1
$\begingroup$

I am having difficulty determining how I can calculate the probability of one poker hand winning against a 'range' of other hands.

For instance:

If Player A has Ace King suited and Player B has five three suited, then every possible combination of community cards could be dealt to determine the percentage that Player A wins and Player B wins.

But my question is:

If I know that Players A has Ace King suited and Player B has either five three suited or five four suited and I know that the probabilities for these two contests is:

AKs vs 54s = 0.613382 vs. 0.386618 AKs vs 53s = 0.625959 vs. 0.374041

then how do I calculate Player A's probability of winning against Player B's 'range'?

Is it as simple as $(0.613382 + 0.625959) / 2$?

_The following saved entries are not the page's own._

template <int NWG, bool A_MN, bool B_MN>
__global__ void __launch_bounds__(Tile<NWG>::NUM_THREADS, 1)
gemm_bf16_kernel(const __grid_constant__ CUtensorMap tmA, const __grid_constant__ CUtensorMap tmB,
                 const __grid_constant__ CUtensorMap tmC, const __grid_constant__ CUtensorMap tmX, const Params p) {
  using T = Tile<NWG>;
  constexpr int BM = T::BM, A_BYTES = T::A_BYTES, STAGE_BYTES = T::STAGE_BYTES, STAGES = T::STAGES;
  extern __shared__ uint8_t smem_raw[];
  uint8_t* smem = reinterpret_cast<uint8_t*>((reinterpret_cast<uintptr_t>(smem_raw) + 1023) & ~uintptr_t(1023));
  uint64_t* full_bar = reinterpret_cast<uint64_t*>(smem + STAGES * STAGE_BYTES + T::EPI_BYTES);
  uint64_t* empty_bar = full_bar + STAGES;

  const int num_items = p.num_m_tiles * p.num_n_tiles * p.split_k;
  const int num_kb_total = (p.K + BK - 1) / BK;
  if (threadIdx.x == 0) {
    tma_prefetch_desc(&tmA);
    tma_prefetch_desc(&tmB);
    for (int i = 0; i < STAGES; ++i) {
      mbar_init(&full_bar[i], 1);
      mbar_init(&empty_bar[i], NWG * 128);
    }
    fence_mbar_init();
  }
  __syncthreads();
  pdl_launch_dependents();
  pdl_wait();

  const int wg = threadIdx.x >> 7;
  if (wg == 0) {
    setmaxnreg_dec<40>();
    if (threadIdx.x == 0) {
      uint32_t it = 0;
      for (int t = blockIdx.x; t < num_items; t += gridDim.x) {
        int m_blk, n_blk;
        tile_coords(t / p.split_k, p.num_m_tiles, p.num_n_tiles, m_blk, n_blk, p.gm);
        const int kb0 = (t % p.split_k) * p.kb_per_split;
        const int kb1 = min(num_kb_total, kb0 + p.kb_per_split);
        for (int kb = kb0; kb < kb1; ++kb, ++it) {
          const int st = static_cast<int>(it % STAGES);
          mbar_wait_nocall(&empty_bar[st], ((it / STAGES) & 1u) ^ 1u);
          uint8_t* sA = smem + st * STAGE_BYTES;
          uint8_t* sB = sA + A_BYTES;
          mbar_arrive_expect_tx(&full_bar[st], STAGE_BYTES);
          if constexpr (A_MN) {
#pragma unroll
            for (int h = 0; h < NWG; ++h) tma_load_2d(&tmA, &full_bar[st], sA + h * (64 * BK * 2), m_blk * BM + 64 * h, kb * BK);
          } else {
            tma_load_2d(&tmA, &full_bar[st], sA, kb * BK, m_blk * BM);
          }
          if constexpr (B_MN) {
#pragma unroll
            for (int h = 0; h < 4; ++h) {
              const int c0 = p.epi_mode == 4 ? (h >> 1) * p.swiglu_inter + n_blk * 128 + (h & 1) * 64 : n_blk * BN + h * 64;
              tma_load_2d(&tmB, &full_bar[st], sB + h * (B_BYTES / 4), c0, kb * BK);
            }
          } else {
            tma_load_2d(&tmB, &full_bar[st], sB, kb * BK, n_blk * BN);
            tma_load_2d(&tmB, &full_bar[st], sB + B_BYTES / 2, kb * BK, n_blk * BN + 128);
          }
        }
      }
    }
    return;
  }

  setmaxnreg_inc<232>();
  const int cw = wg - 1;
  const int wi = (threadIdx.x >> 5) & 3, lane = threadIdx.x & 31;
  const uint32_t ring = smem_u32(smem);
  constexpr uint32_t A_KSTEP = A_MN ? 2048u : 32u, B_KSTEP = B_MN ? 2048u : 32u;
  const uint32_t a_off = static_cast<uint32_t>(cw) * (64 * BK * 2);
  const bool leader = (threadIdx.x & 127) == 0;
  const bool prefetch = leader && (p.epi_mode == 1 || p.epi_mode == 2 || p.epi_mode == 5);
  const uint32_t ebuf = smem_u32(smem + STAGES * STAGE_BYTES) + cw * 2 * EPI_BOX_BYTES;
  uint32_t nbox = 0;
  uint32_t it = 0;
  float acc[128];
  for (int t = blockIdx.x; t < num_items; t += gridDim.x) {
    int m_blk, n_blk;
    tile_coords(t / p.split_k, p.num_m_tiles, p.num_n_tiles, m_blk, n_blk, p.gm);
    const int kb0 = (t % p.split_k) * p.kb_per_split;
    const int nkb = min(num_kb_total, kb0 + p.kb_per_split) - kb0;
    const int prefetch_kb = nkb > 8 ? nkb - 8 : 0;
    fence_acc(acc);
#pragma unroll
    for (int i = 0; i < 128; ++i) acc[i] = 0.f;
    fence_acc(acc);
    for (int i = 0; i < nkb; ++i, ++it) {
      const int st = static_cast<int>(it % STAGES);
      mbar_wait_nocall(&full_bar[st], (it / STAGES) & 1u);
      const uint32_t sA = ring + st * STAGE_BYTES + a_off, sB = ring + st * STAGE_BYTES + A_BYTES;
      const uint64_t dA = wgmma_desc_sw128(sA, A_MN ? 64 * BK * 2 : 16, 1024);
      const uint64_t dB = wgmma_desc_sw128(sB, B_MN ? B_BYTES / 4 : 16, 1024);
      wgmma_fence();
#pragma unroll
      for (int kk = 0; kk < BK / 16; ++kk)
        wgmma_m64n256k16<A_MN ? 1 : 0, B_MN ? 1 : 0>(acc, dA + ((kk * A_KSTEP) >> 4), dB + ((kk * B_KSTEP) >> 4),
                                                     (i > 0 || kk > 0) ? 1u : 0u);
      wgmma_commit();
      if (prefetch && i == prefetch_kb) epi_prefetch(&tmC, &tmX, p, n_blk, m_blk * BM + cw * 64);
      wgmma_wait<1>();
      if (i > 0) mbar_arrive(&empty_bar[(it - 1) % STAGES]);
    }
    wgmma_wait<0>();
    fence_acc(acc);
    if (nkb > 0) mbar_arrive(&empty_bar[(it - 1) % STAGES]);

    const int row0 = m_blk * BM + cw * 64;
    const int r_lo = wi * 16 + (lane >> 2);
    const int cq = 2 * (lane & 3);
    if (p.epi_mode == 3) {
#pragma unroll
      for (int i = 0; i < 2; ++i) {
        const int row = row0 + r_lo + 8 * i;
        if (row >= p.M) continue;
#pragma unroll
        for (int j = 0; j < 32; ++j) {
          const int col = n_blk * BN + 8 * j + cq;
          if (col >= p.N) continue;
          float* w = p.ws + static_cast<int64_t>(row) * p.N + col;
          asm volatile("red.global.add.v2.f32 [%0], {%1, %2};" ::"l"(w), "f"(acc[4 * j + 2 * i]), "f"(acc[4 * j + 2 * i + 1])
                       : "memory");
        }
      }
      continue;
    }
    if (p.epi_mode == 4) {
#pragma unroll
      for (int h = 0; h < 2; ++h) {
        const int ch0 = n_blk * 128 + EPI_BOX * h;
        if (ch0 >= p.swiglu_inter) continue;
        if (p.aux != nullptr) {
          epi_begin<0>(cw, leader);
#pragma unroll
          for (int i = 0; i < 2; ++i)
#pragma unroll
            for (int jj = 0; jj < 8; ++jj) {
              const int j = 8 * h + jj;
              st_shared_u32(epi_slot(ebuf, r_lo + 8 * i, jj, lane), pack_bf16x2(acc[4 * j + 2 * i], acc[4 * j + 2 * i + 1]));
              st_shared_u32(epi_slot(ebuf + EPI_BOX_BYTES, r_lo + 8 * i, jj, lane),
                            pack_bf16x2(acc[4 * (j + 16) + 2 * i], acc[4 * (j + 16) + 2 * i + 1]));
            }
          epi_end(cw);
          if (leader) {
            tma_store_2d(&tmX, ebuf, ch0, row0);
            tma_store_2d(&tmX, ebuf + EPI_BOX_BYTES, p.swiglu_inter + ch0, row0);
            tma_store_commit();
          }
        }
        epi_begin<0>(cw, leader);
#pragma unroll
        for (int i = 0; i < 2; ++i)
#pragma unroll
          for (int jj = 0; jj < 8; ++jj) {
            const int j = 8 * h + jj;
            const uint32_t gp = pack_bf16x2(acc[4 * j + 2 * i], acc[4 * j + 2 * i + 1]);
            const uint32_t up = pack_bf16x2(acc[4 * (j + 16) + 2 * i], acc[4 * (j + 16) + 2 * i + 1]);
            st_shared_u32(epi_slot(ebuf, r_lo + 8 * i, jj, lane), swiglu_fwd_pair(gp, up));
          }
        epi_end(cw);
        if (leader) {
          tma_store_2d(&tmC, ebuf, ch0, row0);
          tma_store_commit();
        }
      }
      continue;
    }
    if (p.epi_mode == 5) {
#pragma unroll
      for (int s = 0; s < BN / EPI_BOX; ++s) {
        const int ch0 = n_blk * BN + EPI_BOX * s;
        if (ch0 >= p.N) continue;
        epi_begin<0>(cw, leader);
#pragma unroll
        for (int q = 0; q < 4; ++q) {
          const int i = q >> 1, jj0 = 4 * (q & 1);
          uint32_t g[4], u[4];
#pragma unroll
          for (int k = 0; k < 4; ++k) {
            const int row = row0 + r_lo + 8 * i, ch = ch0 + 8 * (jj0 + k) + cq;
            g[k] = ld_pair(p.aux, p.ld_aux, row, ch, p.M, p.N);
            u[k] = ld_pair(p.aux + p.swiglu_inter, p.ld_aux, row, ch, p.M, p.N);
          }
#pragma unroll
          for (int k = 0; k < 4; ++k) {
            const int jj = jj0 + k, j = 8 * s + jj;
            uint32_t dg2, du2;
            swiglu_bwd_pair(g[k], u[k], bf16_round(acc[4 * j + 2 * i]), bf16_round(acc[4 * j + 2 * i + 1]), dg2, du2);
            st_shared_u32(epi_slot(ebuf, r_lo + 8 * i, jj, lane), dg2);
            st_shared_u32(epi_slot(ebuf + EPI_BOX_BYTES, r_lo + 8 * i, jj, lane), du2);
          }
        }
        epi_end(cw);
        if (leader) {
          tma_store_2d(&tmC, ebuf, ch0, row0);
          tma_store_2d(&tmC, ebuf + EPI_BOX_BYTES, p.swiglu_inter + ch0, row0);
          tma_store_commit();
        }
      }
      continue;
    }
#pragma unroll
    for (int s = 0; s < BN / EPI_BOX; ++s) {
      const int col0 = n_blk * BN + EPI_BOX * s;
      if (col0 >= p.N) continue;
      if (p.epi_mode >= 6) {
        const uint32_t sw = (lane >> 2) << 4;
        const uint32_t row_off = r_lo * 128 + ((8 * (lane & 3)) ^ (sw & 16));
        epi_begin<0>(cw, leader);
#pragma unroll
        for (int h = 0; h < 2; ++h)
#pragma unroll
          for (int jj = 0; jj < 4; ++jj) {
            const int j = 8 * s + 4 * h + jj;
            const uint32_t slot = ebuf + h * EPI_BOX_BYTES + row_off + ((32 * jj) ^ (sw & 96));
            st_shared_f32x2(slot, acc[4 * j], acc[4 * j + 1]);
            st_shared_f32x2(slot + 8 * 128, acc[4 * j + 2], acc[4 * j + 3]);
          }
        epi_end(cw);
        if (leader) {
          if (p.epi_mode == 7) {
            tma_reduce_add_2d(&tmC, ebuf, col0, row0);
            tma_reduce_add_2d(&tmC, ebuf + EPI_BOX_BYTES, col0 + EPI_BOX_F32, row0);
          } else {
            tma_store_2d(&tmC, ebuf, col0, row0);
            tma_store_2d(&tmC, ebuf + EPI_BOX_BYTES, col0 + EPI_BOX_F32, row0);
          }
          tma_store_commit();
        }
        continue;
      }
      const uint32_t buf = ebuf + (nbox++ & 1u) * EPI_BOX_BYTES;
      epi_begin<1>(cw, leader);
#pragma unroll
      for (int i = 0; i < 2; ++i) {
        uint32_t o[8];
        if (p.epi_mode != 0) {
          const bf16* src = p.epi_mode == 1 ? p.c : p.r;
          const int64_t ld = p.epi_mode == 1 ? p.ldc : p.ldr;
#pragma unroll
          for (int jj = 0; jj < 8; ++jj) o[jj] = ld_pair(src, ld, row0 + r_lo + 8 * i, col0 + 8 * jj + cq, p.M, p.N);
        }
#pragma unroll
        for (int jj = 0; jj < 8; ++jj) {
          const int j = 8 * s + jj, col = col0 + 8 * jj + cq;
          float f0 = acc[4 * j + 2 * i], f1 = acc[4 * j + 2 * i + 1];
          if (p.bias != nullptr) {
            if (col < p.N) f0 += __ldg(p.bias + col);
            if (col + 1 < p.N) f1 += __ldg(p.bias + col + 1);
          }
          if (p.epi_mode != 0) {
            if (p.epi_mode == 2) { f0 = bf16_round(f0); f1 = bf16_round(f1); }
            const float2 of = unpack_bf16x2(o[jj]);
            f0 += of.x;
            f1 += of.y;
          }
          st_shared_u32(epi_slot(buf, r_lo + 8 * i, jj, lane), pack_bf16x2(f0, f1));
        }
      }
      epi_end(cw);
      if (leader) {
        tma_store_2d(&tmC, buf, col0, row0);
        tma_store_commit();
      }
    }
  }
  if (leader) tma_store_wait<0>();
}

This seems to give the correct answer, but I'm not sure why. When adding up these probabilities (if this is the right way) then I would have to take into account the fact that there are more occurences of offsuited card combinations than suited cards combinations.

Thanks in advance

Edit:

By suited, I mean that the Ace King will be one of four combinations:

Ace Diamonds, King Diamonds
Ace Spades, King Spades
Ace Hearts, King Hearts
Ace Clubs, King Clubs

An off-suited combination will be one of the 12 Ace King combinations (out of a possible 16) where both cards are from different suits e.g. Ace Spades, King Diamonds.

  • 0
    @Gerry - Good point, thanks. I have edited my post.2011-12-04

1 Answers 1

1

The simple formula is correct provided the following two conditions hold:

  1. A player is exactly as likely to have five-three suited as to have five-four suited, and

  2. A player can't have both five-three suited and five-four suited.

I don't know enough about poker to know whether those conditions hold.